I Miss the Old Blogosphere - RougeFemme
http://gigaom.com/2014/04/27/sometimes-i-miss-the-old-blogosphere-weve-gained-a-lot-but-weve-also-lost-some-valuable-things/?curator=MediaREDEF

======
elliottcarlson
As kijin mentions in their comment, maintaining your blog was a labor of love
- personally I miss the old internet - the early days, when it was a wild wild
west, when my internet time was still divided with my BBS time. Everything
grows up, and as things become more popular, they become more mainstream and
open up to wider audiences. I know those old days are gone (and very fondly
remembered) but I also know that what was my favorite past time has become a
great career - one I can wake up to every morning, eager to do my job. There
is a lot more noise out there now as all of this has become common, and there
are millions of blogs - but there are still great ones out there, worth
following and consuming - and hopefully the noise learns to not be uniform and
figure out their own identities, and appeal properly to the consumers. I am
thankful for how things have evolved, even when wistful.

------
asharpe
Is this a result of the success of the 'old blogosphere' and mirroring the
challenges of monetization so many tech companies are challenged by.
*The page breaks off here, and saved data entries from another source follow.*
struct BlkSort {
  u32 cnt[256];
  u32 L, maxlen;
  u32 pad[6];
  u8 clen[256];
  u16 cval[256];
};
__global__ void __launch_bounds__(256) k_sym_used(const u8 *__restrict__ blk, i64 blk_stride, const BlockRec *__restrict__ recs,
                                                  BlkSort *__restrict__ bs) {
  __shared__ u32 h[8][256];
  const u32 p = blockIdx.y, n = recs[p].n;
  const u8 *T = blk + (i64)p * blk_stride;
  for (int i = threadIdx.x; i < 8 * 256; i += 256) (&h[0][0])[i] = 0;
  __syncthreads();
  u32 *hw = h[warp_id()];
  const u32 nv = n / 16;
  for (u32 x = blockIdx.x * 256 + threadIdx.x; x < nv; x += gridDim.x * 256) {
    uint4 v4 = reinterpret_cast<const uint4 *>(T)[x];
    u32 wv4[4] = {v4.x, v4.y, v4.z, v4.w};
#pragma unroll
    for (int k = 0; k < 16; k++) atomicAdd(&hw[(wv4[k >> 2] >> (8 * (k & 3))) & 0xffu], 1u);
  }
  if (blockIdx.x == 0)
    for (u32 i = nv * 16 + threadIdx.x; i < n; i += 256) atomicAdd(&hw[T[i]], 1u);
  __syncthreads();
  u32 tot = 0;
#pragma unroll
  for (int w = 0; w < 8; w++) tot += h[w][threadIdx.x];
  if (tot) atomicAdd(&bs[p].cnt[threadIdx.x], tot);
}
__global__ void __launch_bounds__(256) k_sym_tab(BlkSort *__restrict__ bs, u32 key_bits, u32 slack) {
  __shared__ u32 ws[33];
  __shared__ u32 P[257];
  __shared__ u32 wmax[8];
  BlkSort &B = bs[blockIdx.x];
  const u32 c = threadIdx.x;
  const u32 f = B.cnt[c];
  u32 used = f ? 1u : 0u, alpha;
  const u32 r = block_excl_sum<u32>(used, alpha, ws);
  u32 tot;
  const u32 pre = block_excl_sum<u32>(f, tot, ws);
  if (used) P[r] = pre;
  if (c == 0) P[alpha] = tot;
  __syncthreads();
  u32 len = 0, val = 0;
  if (used) {
    if (alpha == 1) { len = 1; val = 0; }
    else {
      u32 lb = 1;
      while ((1u << lb) < alpha) lb++;
      const u32 lmax = lb + (alpha > 2 ? slack : 0u);
      u32 lo = 0, hi = alpha;
      while (hi - lo > 1) {
        const u32 cap = 1u << (lmax - len - 1);
        const u64 mid2 = (u64)P[lo] + P[hi];
        u32 a = lo + 1, z = hi - 1;
        while (a < z) {
          const u32 m = (a + z) >> 1;
          if (2ull * P[m] < mid2) a = m + 1; else z = m;
        }
        u32 s = a;
        if (s > lo + 1 && 2ull * P[s] >= mid2 && mid2 - 2ull * P[s - 1] < 2ull * P[s] - mid2) s--;
        const u32 smin = hi > cap + lo ? hi - cap : lo + 1, smax = lo + cap < hi - 1 ? lo + cap : hi - 1;
        if (s < smin) s = smin;
        if (s > smax) s = smax;
        val <<= 1;
        if (r >= s) { val |= 1u; lo = s; } else hi = s;
        len++;
      }
    }
  }
  B.clen[c] = (u8)len;
  B.cval[c] = (u16)val;
  u32 mx = warp_max<u32>(len);
  if (lane_id() == 0) wmax[warp_id()] = mx;
  __syncthreads();
  if (c == 0) {
    u32 m = 1;
    for (int w = 0; w < 8; w++) if (wmax[w] > m) m = wmax[w];
    B.maxlen = m;
    B.L = key_bits / m;
  }
}
__global__ void __launch_bounds__(SEG_THREADS) k_keys_init(const u8 *__restrict__ blk, i64 blk_stride, const BlockRec *__restrict__ recs,
                                                           const u32 *__restrict__ seg_tile0, const u32 *__restrict__ tile_blk,
                                                           const BlkSort *__restrict__ bs, u64 *__restrict__ keys, u32 *__restrict__ hist0,
                                                           u32 tile_base, u32 key_bits) {
  __shared__ u32 cw[256];
  __shared__ u8 sc[SORT_TILE + 48];
  __shared__ u32 h[512];
  __shared__ u64 sk[SORT_TILE];
  u32 tile = blockIdx.x + tile_base, p = tile_blk[tile];
  u32 n = recs[p].n;
  cw[threadIdx.x] = ((u32)bs[p].clen[threadIdx.x] << 16) | bs[p].cval[threadIdx.x];
  for (int i = threadIdx.x; i < 512; i += SEG_THREADS) h[i] = 0;
  __syncthreads();
  const u8 *T = blk + (i64)p * blk_stride;
  u32 l0 = (tile - seg_tile0[p]) * SORT_TILE;
  u64 g0 = (u64)(tile - tile_base) * SORT_TILE;
  const u32 m = n - l0 < SORT_TILE ? n - l0 : SORT_TILE;
  for (u32 j = threadIdx.x; j < m + 43; j += SEG_THREADS) {
    u32 x = l0 + j;
    if (x >= n) x %= n;
    sc[j] = T[x];
  }
  __syncthreads();
  {
    const u32 j0 = threadIdx.x * SEG_E;
    u64 buf = 0;
    u32 bits = 0, kk = j0;
    for (u32 e = 0; e < SEG_E; e++) {
      const u32 j = j0 + e;
      if (j >= m) break;
      while (bits < key_bits) {
        const u32 w = cw[sc[kk++]], l = w >> 16;
        buf |= (u64)(w & 0xffffu) << (64 - bits - l);
        bits += l;
      }
      const u64 key = ((buf >> (64 - key_bits)) << 20) | (l0 + j);
      sk[j] = key;
      atomicAdd(&h[(u32)(key >> 20) & 511u], 1u);
      const u32 lj = cw[sc[j]] >> 16;
      buf <<= lj;
      bits -= lj;
    }
  }
  __syncthreads();
  for (u32 j = threadIdx.x; j < m; j += SEG_THREADS) keys[g0 + j] = sk[j];
  for (int i = threadIdx.x; i < 512; i += SEG_THREADS) hist0[(u64)(tile - tile_base) * 512 + i] = h[i];
}
template <int BITS>
__global__ void __launch_bounds__(SORT_THREADS) k_rs_hist(const u64 *__restrict__ keys, const u32 *__restrict__ seg_cnt,
                                                          const u32 *__restrict__ seg_tile0, const u32 *__restrict__ tile_blk, int shift,
                                                          u32 *__restrict__ hist, const u32 *__restrict__ seg_base, u32 tile_base = 0) {
  constexpr int NB = 1 << BITS;
  __shared__ u32 h[NB];
  u32 tile = blockIdx.x + tile_base, p = tile_blk[tile];
  u32 cnt = seg_cnt[p], l0 = (tile - seg_tile0[p]) * SORT_TILE;
  u64 g0 = seg_base ? (u64)seg_base[p] + l0 : (u64)(tile - tile_base) * SORT_TILE;
  for (int i = threadIdx.x; i < NB; i += SORT_THREADS) h[i] = 0;
  __syncthreads();
  u64 k[SORT_E];
#pragma unroll
  for (int e = 0; e < SORT_E; e++) {
    u32 o = e * SORT_THREADS + threadIdx.x;
    k[e] = l0 + o < cnt ? keys[g0 + o] : 0;
  }
#pragma unroll
  for (int e = 0; e < SORT_E; e++) {
    u32 o = e * SORT_THREADS + threadIdx.x;
    if (l0 + o < cnt) atomicAdd(&h[(u32)(k[e] >> shift) & (NB - 1)], 1u);
  }
  __syncthreads();
  for (int i = threadIdx.x; i < NB; i += SORT_THREADS) hist[(u64)(tile - tile_base) * NB + i] = h[i];
}
#define RSS_WARPS 16
template <int BITS>
__global__ void __launch_bounds__(RSS_WARPS * 32) k_rs_scan(u32 *__restrict__ hist, const u32 *__restrict__ seg_tile0, u32 *__restrict__ digit_tot,
                                                            u32 p_base = 0, u32 tile_base = 0) {
  constexpr int NB = 1 << BITS;
  __shared__ u32 part[RSS_WARPS][32];
  const u32 p = blockIdx.x + p_base, d = blockIdx.y * 32 + lane_id();
  const int w = warp_id();
  const u32 t0 = seg_tile0[p] - tile_base, t1 = seg_tile0[p + 1] - tile_base, nt = t1 - t0;
  const u32 per = (nt + RSS_WARPS - 1) / RSS_WARPS;
  const u32 a = t0 + (u32)w * per < t1 ? t0 + (u32)w * per : t1, b = a + per < t1 ? a + per : t1;
  u32 sum = 0;
  for (u32 t = a; t < b; t++) sum += hist[(u64)t * NB + d];
  part[w][lane_id()] = sum;
  __syncthreads();
  u32 acc = 0;
  for (int ww = 0; ww < w; ww++) acc += part[ww][lane_id()];
  if (w == RSS_WARPS - 1) digit_tot[(u64)p * NB + d] = acc + sum;
  for (u32 t = a; t < b; t++) {
    u32 v = hist[(u64)t * NB + d];
    hist[(u64)t * NB + d] = acc;
    acc += v;
  }
}
template <int BITS>
__global__ void __launch_bounds__(SORT_THREADS, 3) k_rs_scatter(const u64 *__restrict__ keys_in, u64 *__restrict__ keys_out,
                                                             const u32 *__restrict__ seg_cnt, const u32 *__restrict__ seg_tile0,
                                                             const u32 *__restrict__ tile_blk, int shift, const u32 *__restrict__ hist,
                                                             const u32 *__restrict__ digit_tot, const u32 *__restrict__ seg_base, u32 tile_base = 0) {
  constexpr int NB = 1 << BITS;
  __shared__ u16 wcnt[SORT_THREADS / 32][NB];
  __shared__ u32 base[NB];
  u32 tile = blockIdx.x + tile_base, p = tile_blk[tile];
  u32 cnt = seg_cnt[p], l0 = (tile - seg_tile0[p]) * SORT_TILE;
  u64 gp = seg_base ? (u64)seg_base[p] : (u64)(seg_tile0[p] - tile_base) * SORT_TILE, g0 = gp + l0;
  int lane = lane_id(), w = warp_id();
  for (int i = threadIdx.x; i < (SORT_THREADS / 32) * NB / 2; i += SORT_THREADS) reinterpret_cast<u32 *>(&wcnt[0][0])[i] = 0;
  {
    static_assert(NB <= SORT_THREADS, "one digit per thread");
    __shared__ u32 ws[33];
    u32 tot_d = threadIdx.x < NB ? digit_tot[(u64)p * NB + threadIdx.x] : 0u, tot;
    u32 ex = block_excl_sum<u32>(tot_d, tot, ws);
    if (threadIdx.x < NB) base[threadIdx.x] = ex + hist[(u64)(tile - tile_base) * NB + threadIdx.x];
  }
  __syncthreads();
  u64 key[SORT_E];
  u32 rk[SORT_E];
  u32 lt = (1u << lane) - 1;
#pragma unroll
  for (int e = 0; e < SORT_E; e++) {
    u32 o = (u32)w * (32 * SORT_E) + e * 32 + lane;
    key[e] = l0 + o < cnt ? keys_in[g0 + o] : 0;
  }
#pragma unroll
  for (int e = 0; e < SORT_E; e++) {
    u32 o = (u32)w * (32 * SORT_E) + e * 32 + lane;
    bool ok = l0 + o < cnt;
    u32 d = ok ? ((u32)(key[e] >> shift) & (NB - 1)) : (u32)NB;
    u32 peers = __match_any_sync(FULL_MASK, d);
    int leader = __ffs((int)peers) - 1;
    u32 old = 0;
    if (lane == leader && ok) { old = wcnt[w][d]; wcnt[w][d] = (u16)(old + __popc(peers)); }
    old = __shfl_sync(FULL_MASK, old, leader);
    rk[e] = old + __popc(peers & lt);
    __syncwarp();
  }
  __syncthreads();
  for (int d = threadIdx.x; d < NB; d += SORT_THREADS) {
    u32 acc = 0;
    for (int ww = 0; ww < SORT_THREADS / 32; ww++) { u32 t = wcnt[ww][d]; wcnt[ww][d] = (u16)acc; acc += t; }
  }
  __syncthreads();
#pragma unroll
  for (int e = 0; e < SORT_E; e++) {
    u32 o = (u32)w * (32 * SORT_E) + e * 32 + lane;
    if (l0 + o < cnt) {
      u32 d = (u32)(key[e] >> shift) & (NB - 1);
      u64 dst = gp + base[d] + wcnt[w][d] + rk[e];
      keys_out[dst] = key[e];
    }
  }
}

1\. build an audience 2\. start monetising 3\. quit your job 4\. drive more
audience and try to monetise

Quickly, you end up serving the monetisation and the soft money that goes to
influential bloggers to say nice things. It's sad, but unfortunately not the
first time an industry/content/company has lost it's core success and function
as a result of the need to pay the bills.

How to overcome this and stay independent? That's the exciting challenge!

------
kijin
> _there are still independent voices blogging on Medium and other sites ..._

Medium is just another proprietary platform that is trying to create a walled
garden. Their garden is impeccably curated and looks fantastic on mobile, but
it's a walled garden just the same.

Speaking of walled gardens, one thing that I find especially suffocating about
today's "blogosphere" is the uncanny uniformity of design, typography, and
overall structure that everyone seems to be adopting. Every Medium blog looks
the same. Ditto for every svbtle blog, and pretty much every other blogging
platform that has appeared in the last few years. Gone are the insane
customizability of BlogSpot and Tumblr. Now as soon as a blog loads, I can
tell "Yeah, it's just another svbtle blog. Gotta move my mouse away from that
weird Kudos button!"

The new services fly banners like "we let you focus on your content" and "just
write, don't worry about anything else", but what they really insinuate is the
flawed assumption that your literal words are the only thing that you will
ever want to communicate to your audience. Not the design. Not the typography.
Not the way you organize your content. Not even your own personalized domain
name. In exchange for a bit of convenience, they give you a uniform to wear.
And just in case you don't like the uniform, they tell you that it is a symbol
of honor and prestige (because only the best bloggers are invited to wear it,
etc.)

In the past, I used to browse random blogs when I wanted inspiration for a new
web design. Every blog was different. Sure, they often looked amateurish, but
they were always packed with unique ideas about what a blog could look like
and behave. People took care of their blogs the same way they took care of
their gardens, the same way they customized their MySpace page to the limit,
the same way that some of us even today spend several hours customizing the
shell prompt. Maintaining your blog was a labor of love, and the efforts
showed through the clunky tabless windows of IE 6.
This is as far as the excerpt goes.